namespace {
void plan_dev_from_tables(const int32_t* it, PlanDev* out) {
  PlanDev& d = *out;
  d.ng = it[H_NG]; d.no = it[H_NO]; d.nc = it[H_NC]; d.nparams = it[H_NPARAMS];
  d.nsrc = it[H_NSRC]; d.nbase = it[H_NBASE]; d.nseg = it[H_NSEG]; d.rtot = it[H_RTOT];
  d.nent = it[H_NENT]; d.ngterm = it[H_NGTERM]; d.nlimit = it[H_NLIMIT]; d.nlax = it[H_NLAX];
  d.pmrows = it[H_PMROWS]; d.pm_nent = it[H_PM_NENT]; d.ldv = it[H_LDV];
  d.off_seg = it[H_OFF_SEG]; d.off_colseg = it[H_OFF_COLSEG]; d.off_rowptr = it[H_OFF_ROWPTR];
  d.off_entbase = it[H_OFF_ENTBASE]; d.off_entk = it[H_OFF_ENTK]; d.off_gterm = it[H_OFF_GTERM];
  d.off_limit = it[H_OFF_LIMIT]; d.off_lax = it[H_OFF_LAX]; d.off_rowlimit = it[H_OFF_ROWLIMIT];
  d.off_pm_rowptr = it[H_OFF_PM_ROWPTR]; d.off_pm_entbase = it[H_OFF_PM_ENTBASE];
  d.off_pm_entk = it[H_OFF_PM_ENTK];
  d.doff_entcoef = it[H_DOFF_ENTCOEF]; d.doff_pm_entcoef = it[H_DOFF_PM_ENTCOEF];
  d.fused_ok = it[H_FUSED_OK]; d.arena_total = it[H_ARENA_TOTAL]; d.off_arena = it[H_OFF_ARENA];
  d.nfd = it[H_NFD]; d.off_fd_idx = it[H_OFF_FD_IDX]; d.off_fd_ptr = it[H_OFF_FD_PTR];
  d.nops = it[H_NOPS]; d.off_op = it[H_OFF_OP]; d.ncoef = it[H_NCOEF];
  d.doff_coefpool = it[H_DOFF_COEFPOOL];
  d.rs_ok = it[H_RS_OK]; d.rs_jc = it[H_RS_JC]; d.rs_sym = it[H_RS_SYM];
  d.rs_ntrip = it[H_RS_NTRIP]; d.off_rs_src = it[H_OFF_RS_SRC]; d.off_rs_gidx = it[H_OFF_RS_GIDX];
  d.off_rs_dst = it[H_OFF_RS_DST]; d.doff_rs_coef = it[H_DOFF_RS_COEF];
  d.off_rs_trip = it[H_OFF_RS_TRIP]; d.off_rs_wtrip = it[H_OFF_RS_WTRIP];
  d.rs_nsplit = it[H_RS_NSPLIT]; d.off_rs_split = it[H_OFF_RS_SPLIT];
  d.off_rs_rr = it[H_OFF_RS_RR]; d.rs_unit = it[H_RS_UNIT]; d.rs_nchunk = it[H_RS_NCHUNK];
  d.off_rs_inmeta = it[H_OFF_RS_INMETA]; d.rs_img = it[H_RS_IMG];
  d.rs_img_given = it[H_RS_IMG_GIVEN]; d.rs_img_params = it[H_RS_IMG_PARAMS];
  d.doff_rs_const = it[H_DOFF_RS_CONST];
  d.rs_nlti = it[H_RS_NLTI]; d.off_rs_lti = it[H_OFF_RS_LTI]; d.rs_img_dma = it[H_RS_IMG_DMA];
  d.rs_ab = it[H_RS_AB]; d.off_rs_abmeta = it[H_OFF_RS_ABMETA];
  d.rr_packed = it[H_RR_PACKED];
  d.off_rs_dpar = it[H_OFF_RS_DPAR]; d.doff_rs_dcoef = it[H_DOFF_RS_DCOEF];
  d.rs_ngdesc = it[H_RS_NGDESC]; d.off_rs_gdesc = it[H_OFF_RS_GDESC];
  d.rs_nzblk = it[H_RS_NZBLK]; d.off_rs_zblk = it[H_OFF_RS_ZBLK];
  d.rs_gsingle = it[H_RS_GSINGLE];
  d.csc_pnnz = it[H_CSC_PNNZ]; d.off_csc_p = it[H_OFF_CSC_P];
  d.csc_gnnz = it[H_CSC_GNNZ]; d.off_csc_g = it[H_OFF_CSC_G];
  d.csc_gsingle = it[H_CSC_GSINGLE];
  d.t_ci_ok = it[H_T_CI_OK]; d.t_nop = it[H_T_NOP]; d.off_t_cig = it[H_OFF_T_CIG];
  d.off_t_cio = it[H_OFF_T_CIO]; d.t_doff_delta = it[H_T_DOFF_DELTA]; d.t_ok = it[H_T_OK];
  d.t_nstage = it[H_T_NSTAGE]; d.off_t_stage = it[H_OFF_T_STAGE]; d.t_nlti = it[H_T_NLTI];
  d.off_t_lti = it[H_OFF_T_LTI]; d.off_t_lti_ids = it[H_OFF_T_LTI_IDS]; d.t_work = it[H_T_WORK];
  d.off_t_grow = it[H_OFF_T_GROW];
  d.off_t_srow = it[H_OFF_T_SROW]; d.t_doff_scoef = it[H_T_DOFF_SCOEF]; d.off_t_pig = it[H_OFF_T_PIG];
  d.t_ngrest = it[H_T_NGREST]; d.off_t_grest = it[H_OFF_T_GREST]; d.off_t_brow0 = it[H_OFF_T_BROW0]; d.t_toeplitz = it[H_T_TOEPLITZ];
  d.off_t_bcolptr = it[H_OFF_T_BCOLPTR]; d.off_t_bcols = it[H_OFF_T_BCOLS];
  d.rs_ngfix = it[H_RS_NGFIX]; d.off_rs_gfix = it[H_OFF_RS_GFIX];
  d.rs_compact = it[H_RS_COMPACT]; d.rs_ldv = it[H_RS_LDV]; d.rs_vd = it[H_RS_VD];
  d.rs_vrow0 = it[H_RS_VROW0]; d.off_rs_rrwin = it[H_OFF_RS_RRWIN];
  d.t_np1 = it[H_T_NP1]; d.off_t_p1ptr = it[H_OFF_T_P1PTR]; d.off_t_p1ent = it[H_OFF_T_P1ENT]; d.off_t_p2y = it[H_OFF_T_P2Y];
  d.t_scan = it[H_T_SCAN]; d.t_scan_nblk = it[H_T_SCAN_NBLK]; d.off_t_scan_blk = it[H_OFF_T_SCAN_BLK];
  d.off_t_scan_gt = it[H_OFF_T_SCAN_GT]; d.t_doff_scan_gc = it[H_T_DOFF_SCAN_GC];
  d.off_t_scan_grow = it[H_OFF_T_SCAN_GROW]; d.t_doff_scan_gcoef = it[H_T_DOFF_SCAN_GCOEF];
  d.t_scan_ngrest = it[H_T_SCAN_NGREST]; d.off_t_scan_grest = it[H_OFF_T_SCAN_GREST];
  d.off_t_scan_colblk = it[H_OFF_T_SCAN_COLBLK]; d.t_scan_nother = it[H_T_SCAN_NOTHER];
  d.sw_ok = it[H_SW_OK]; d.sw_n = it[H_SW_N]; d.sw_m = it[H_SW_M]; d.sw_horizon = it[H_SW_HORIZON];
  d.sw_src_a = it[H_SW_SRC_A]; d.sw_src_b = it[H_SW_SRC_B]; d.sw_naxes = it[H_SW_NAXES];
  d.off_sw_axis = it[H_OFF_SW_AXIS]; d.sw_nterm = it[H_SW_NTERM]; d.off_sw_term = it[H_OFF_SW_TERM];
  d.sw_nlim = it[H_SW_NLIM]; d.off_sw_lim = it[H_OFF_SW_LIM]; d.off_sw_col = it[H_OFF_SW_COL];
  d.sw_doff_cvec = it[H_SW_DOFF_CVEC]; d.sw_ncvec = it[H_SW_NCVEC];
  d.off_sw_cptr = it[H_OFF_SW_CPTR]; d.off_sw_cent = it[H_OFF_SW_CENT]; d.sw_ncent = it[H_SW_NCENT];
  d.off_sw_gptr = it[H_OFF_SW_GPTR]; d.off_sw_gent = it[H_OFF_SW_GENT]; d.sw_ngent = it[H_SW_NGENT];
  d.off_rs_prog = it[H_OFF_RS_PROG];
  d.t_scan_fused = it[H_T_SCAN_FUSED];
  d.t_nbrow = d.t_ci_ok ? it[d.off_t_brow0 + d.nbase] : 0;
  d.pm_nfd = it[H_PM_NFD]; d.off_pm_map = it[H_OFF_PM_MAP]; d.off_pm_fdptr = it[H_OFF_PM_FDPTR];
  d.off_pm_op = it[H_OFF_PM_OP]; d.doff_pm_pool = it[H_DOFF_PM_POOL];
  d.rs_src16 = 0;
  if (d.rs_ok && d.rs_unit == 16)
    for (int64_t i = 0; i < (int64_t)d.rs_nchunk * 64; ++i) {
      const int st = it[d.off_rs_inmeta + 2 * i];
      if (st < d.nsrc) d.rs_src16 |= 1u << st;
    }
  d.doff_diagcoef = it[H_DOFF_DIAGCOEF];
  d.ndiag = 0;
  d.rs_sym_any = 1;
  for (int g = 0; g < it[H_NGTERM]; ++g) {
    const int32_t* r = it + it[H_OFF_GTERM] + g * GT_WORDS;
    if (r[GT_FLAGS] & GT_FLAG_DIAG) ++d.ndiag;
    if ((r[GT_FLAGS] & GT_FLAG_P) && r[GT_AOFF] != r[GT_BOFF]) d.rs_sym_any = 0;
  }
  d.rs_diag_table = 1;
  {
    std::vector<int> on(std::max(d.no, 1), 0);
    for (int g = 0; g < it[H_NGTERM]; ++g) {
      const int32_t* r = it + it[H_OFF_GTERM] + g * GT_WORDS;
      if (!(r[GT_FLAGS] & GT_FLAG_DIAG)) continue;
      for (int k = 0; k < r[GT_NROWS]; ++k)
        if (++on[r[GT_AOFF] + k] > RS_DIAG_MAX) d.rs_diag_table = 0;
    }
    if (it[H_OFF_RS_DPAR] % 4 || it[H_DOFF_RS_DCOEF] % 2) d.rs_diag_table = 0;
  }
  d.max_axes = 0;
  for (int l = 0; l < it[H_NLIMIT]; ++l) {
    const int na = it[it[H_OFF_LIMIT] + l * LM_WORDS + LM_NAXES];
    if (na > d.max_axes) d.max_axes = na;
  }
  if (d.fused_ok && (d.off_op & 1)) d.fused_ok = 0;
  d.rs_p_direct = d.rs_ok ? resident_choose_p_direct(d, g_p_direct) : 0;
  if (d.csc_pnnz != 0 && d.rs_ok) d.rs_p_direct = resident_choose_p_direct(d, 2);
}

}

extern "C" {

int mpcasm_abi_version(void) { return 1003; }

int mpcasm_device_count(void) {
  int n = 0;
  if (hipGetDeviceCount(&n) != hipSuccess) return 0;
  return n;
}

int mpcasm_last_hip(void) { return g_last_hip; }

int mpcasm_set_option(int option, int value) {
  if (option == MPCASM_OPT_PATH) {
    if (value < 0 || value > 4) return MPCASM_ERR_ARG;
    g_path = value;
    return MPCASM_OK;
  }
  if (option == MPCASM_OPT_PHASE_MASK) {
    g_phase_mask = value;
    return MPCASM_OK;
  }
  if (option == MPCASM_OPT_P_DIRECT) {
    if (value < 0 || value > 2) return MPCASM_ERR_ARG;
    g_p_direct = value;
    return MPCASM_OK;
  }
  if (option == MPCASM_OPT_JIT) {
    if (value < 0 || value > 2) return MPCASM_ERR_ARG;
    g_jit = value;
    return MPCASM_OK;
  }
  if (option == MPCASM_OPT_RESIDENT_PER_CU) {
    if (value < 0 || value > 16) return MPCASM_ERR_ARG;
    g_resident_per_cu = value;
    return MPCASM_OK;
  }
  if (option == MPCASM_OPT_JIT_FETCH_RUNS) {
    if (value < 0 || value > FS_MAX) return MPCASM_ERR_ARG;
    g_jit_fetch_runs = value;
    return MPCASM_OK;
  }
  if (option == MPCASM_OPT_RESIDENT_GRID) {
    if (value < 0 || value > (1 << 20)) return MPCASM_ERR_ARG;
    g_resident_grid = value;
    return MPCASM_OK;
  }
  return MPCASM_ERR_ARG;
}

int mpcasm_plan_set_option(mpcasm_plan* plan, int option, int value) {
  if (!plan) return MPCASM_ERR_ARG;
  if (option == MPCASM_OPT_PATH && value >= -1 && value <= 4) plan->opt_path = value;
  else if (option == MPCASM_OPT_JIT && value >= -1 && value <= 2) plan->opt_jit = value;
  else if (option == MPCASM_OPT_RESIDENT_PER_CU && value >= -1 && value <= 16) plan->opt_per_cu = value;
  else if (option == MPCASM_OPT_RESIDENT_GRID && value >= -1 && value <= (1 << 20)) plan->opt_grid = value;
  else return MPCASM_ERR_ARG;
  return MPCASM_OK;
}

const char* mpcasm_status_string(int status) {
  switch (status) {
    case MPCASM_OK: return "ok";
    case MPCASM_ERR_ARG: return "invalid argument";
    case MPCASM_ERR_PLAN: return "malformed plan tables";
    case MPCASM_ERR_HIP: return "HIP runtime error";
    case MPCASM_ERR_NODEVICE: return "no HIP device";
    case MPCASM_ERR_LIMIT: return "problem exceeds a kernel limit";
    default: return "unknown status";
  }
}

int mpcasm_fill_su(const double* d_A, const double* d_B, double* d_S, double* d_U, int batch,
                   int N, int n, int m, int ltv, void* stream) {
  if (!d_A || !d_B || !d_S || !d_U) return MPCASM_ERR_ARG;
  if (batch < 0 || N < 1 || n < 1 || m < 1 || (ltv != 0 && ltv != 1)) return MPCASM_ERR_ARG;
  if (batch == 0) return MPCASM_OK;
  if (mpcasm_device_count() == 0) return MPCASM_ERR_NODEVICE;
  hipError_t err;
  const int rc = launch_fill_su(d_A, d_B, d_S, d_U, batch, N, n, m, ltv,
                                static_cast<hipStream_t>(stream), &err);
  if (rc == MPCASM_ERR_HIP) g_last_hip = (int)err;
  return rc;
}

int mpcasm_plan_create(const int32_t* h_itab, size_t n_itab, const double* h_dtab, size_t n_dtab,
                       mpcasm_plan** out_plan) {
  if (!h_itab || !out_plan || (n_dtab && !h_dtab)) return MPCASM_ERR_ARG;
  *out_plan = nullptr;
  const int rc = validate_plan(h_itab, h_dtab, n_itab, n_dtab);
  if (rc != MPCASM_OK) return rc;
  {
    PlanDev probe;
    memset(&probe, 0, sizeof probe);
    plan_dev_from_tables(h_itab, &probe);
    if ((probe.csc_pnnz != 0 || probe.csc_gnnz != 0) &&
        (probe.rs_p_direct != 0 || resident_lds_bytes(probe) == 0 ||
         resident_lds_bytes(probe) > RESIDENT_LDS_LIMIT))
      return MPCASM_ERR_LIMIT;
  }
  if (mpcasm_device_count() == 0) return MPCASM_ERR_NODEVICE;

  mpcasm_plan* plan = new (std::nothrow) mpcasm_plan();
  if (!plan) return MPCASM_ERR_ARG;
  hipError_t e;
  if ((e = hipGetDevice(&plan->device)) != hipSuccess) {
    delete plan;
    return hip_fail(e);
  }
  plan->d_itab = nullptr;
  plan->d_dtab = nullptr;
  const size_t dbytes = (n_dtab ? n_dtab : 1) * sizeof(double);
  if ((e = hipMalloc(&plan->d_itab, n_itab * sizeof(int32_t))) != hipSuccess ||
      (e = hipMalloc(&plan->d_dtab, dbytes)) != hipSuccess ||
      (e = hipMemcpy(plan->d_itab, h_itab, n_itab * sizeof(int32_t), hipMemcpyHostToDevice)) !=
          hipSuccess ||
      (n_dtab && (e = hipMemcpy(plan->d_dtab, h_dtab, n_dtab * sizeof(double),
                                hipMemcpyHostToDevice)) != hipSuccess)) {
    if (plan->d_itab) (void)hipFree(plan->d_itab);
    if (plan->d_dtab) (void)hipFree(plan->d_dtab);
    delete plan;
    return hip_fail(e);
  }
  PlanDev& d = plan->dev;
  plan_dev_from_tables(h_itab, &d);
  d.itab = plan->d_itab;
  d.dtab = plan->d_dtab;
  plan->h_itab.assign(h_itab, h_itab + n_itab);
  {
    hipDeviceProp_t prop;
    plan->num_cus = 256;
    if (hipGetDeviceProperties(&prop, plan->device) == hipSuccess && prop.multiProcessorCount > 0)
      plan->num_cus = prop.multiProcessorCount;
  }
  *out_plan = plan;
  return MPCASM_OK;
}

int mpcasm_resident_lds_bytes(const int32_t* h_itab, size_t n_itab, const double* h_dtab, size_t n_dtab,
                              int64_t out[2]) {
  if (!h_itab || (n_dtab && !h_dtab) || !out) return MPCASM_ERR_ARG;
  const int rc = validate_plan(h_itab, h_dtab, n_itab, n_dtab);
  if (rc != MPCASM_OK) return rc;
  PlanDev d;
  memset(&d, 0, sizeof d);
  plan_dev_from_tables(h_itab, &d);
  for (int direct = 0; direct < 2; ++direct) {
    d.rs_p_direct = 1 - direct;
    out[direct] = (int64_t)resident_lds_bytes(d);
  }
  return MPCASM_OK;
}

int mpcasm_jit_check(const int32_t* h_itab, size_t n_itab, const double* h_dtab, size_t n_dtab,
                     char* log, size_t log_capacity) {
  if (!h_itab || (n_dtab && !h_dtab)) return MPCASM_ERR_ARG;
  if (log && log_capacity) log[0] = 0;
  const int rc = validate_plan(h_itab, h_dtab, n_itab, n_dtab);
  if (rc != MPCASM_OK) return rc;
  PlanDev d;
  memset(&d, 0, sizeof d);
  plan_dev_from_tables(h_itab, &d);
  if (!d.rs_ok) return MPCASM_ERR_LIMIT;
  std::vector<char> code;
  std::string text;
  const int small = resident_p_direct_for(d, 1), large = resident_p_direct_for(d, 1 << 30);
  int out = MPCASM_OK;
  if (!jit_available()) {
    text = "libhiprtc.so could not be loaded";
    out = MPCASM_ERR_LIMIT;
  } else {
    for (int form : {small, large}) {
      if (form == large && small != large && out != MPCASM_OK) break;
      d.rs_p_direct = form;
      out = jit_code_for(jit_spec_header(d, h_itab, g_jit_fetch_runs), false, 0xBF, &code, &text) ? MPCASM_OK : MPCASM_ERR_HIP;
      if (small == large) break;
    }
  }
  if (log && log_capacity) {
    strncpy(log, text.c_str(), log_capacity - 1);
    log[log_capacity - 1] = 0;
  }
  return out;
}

§ §

-- What you have to do --
From the records above, repeat exactly the lines from the one with "if (plan->d_dtab) (void)hipFree(plan->d_dtab);" through the one with "for (int direct", both included.

-- Output of the task --
    if (plan->d_dtab) (void)hipFree(plan->d_dtab);
    delete plan;
    return hip_fail(e);
  }
  PlanDev& d = plan->dev;
  plan_dev_from_tables(h_itab, &d);
  d.itab = plan->d_itab;
  d.dtab = plan->d_dtab;
  plan->h_itab.assign(h_itab, h_itab + n_itab);
  {
    hipDeviceProp_t prop;
    plan->num_cus = 256;
    if (hipGetDeviceProperties(&prop, plan->device) == hipSuccess && prop.multiProcessorCount > 0)
      plan->num_cus = prop.multiProcessorCount;
  }
  *out_plan = plan;
  return MPCASM_OK;
}

int mpcasm_resident_lds_bytes(const int32_t* h_itab, size_t n_itab, const double* h_dtab, size_t n_dtab,
                              int64_t out[2]) {
  if (!h_itab || (n_dtab && !h_dtab) || !out) return MPCASM_ERR_ARG;
  const int rc = validate_plan(h_itab, h_dtab, n_itab, n_dtab);
  if (rc != MPCASM_OK) return rc;
  PlanDev d;
  memset(&d, 0, sizeof d);
  plan_dev_from_tables(h_itab, &d);
  for (int direct = 0; direct < 2; ++direct) {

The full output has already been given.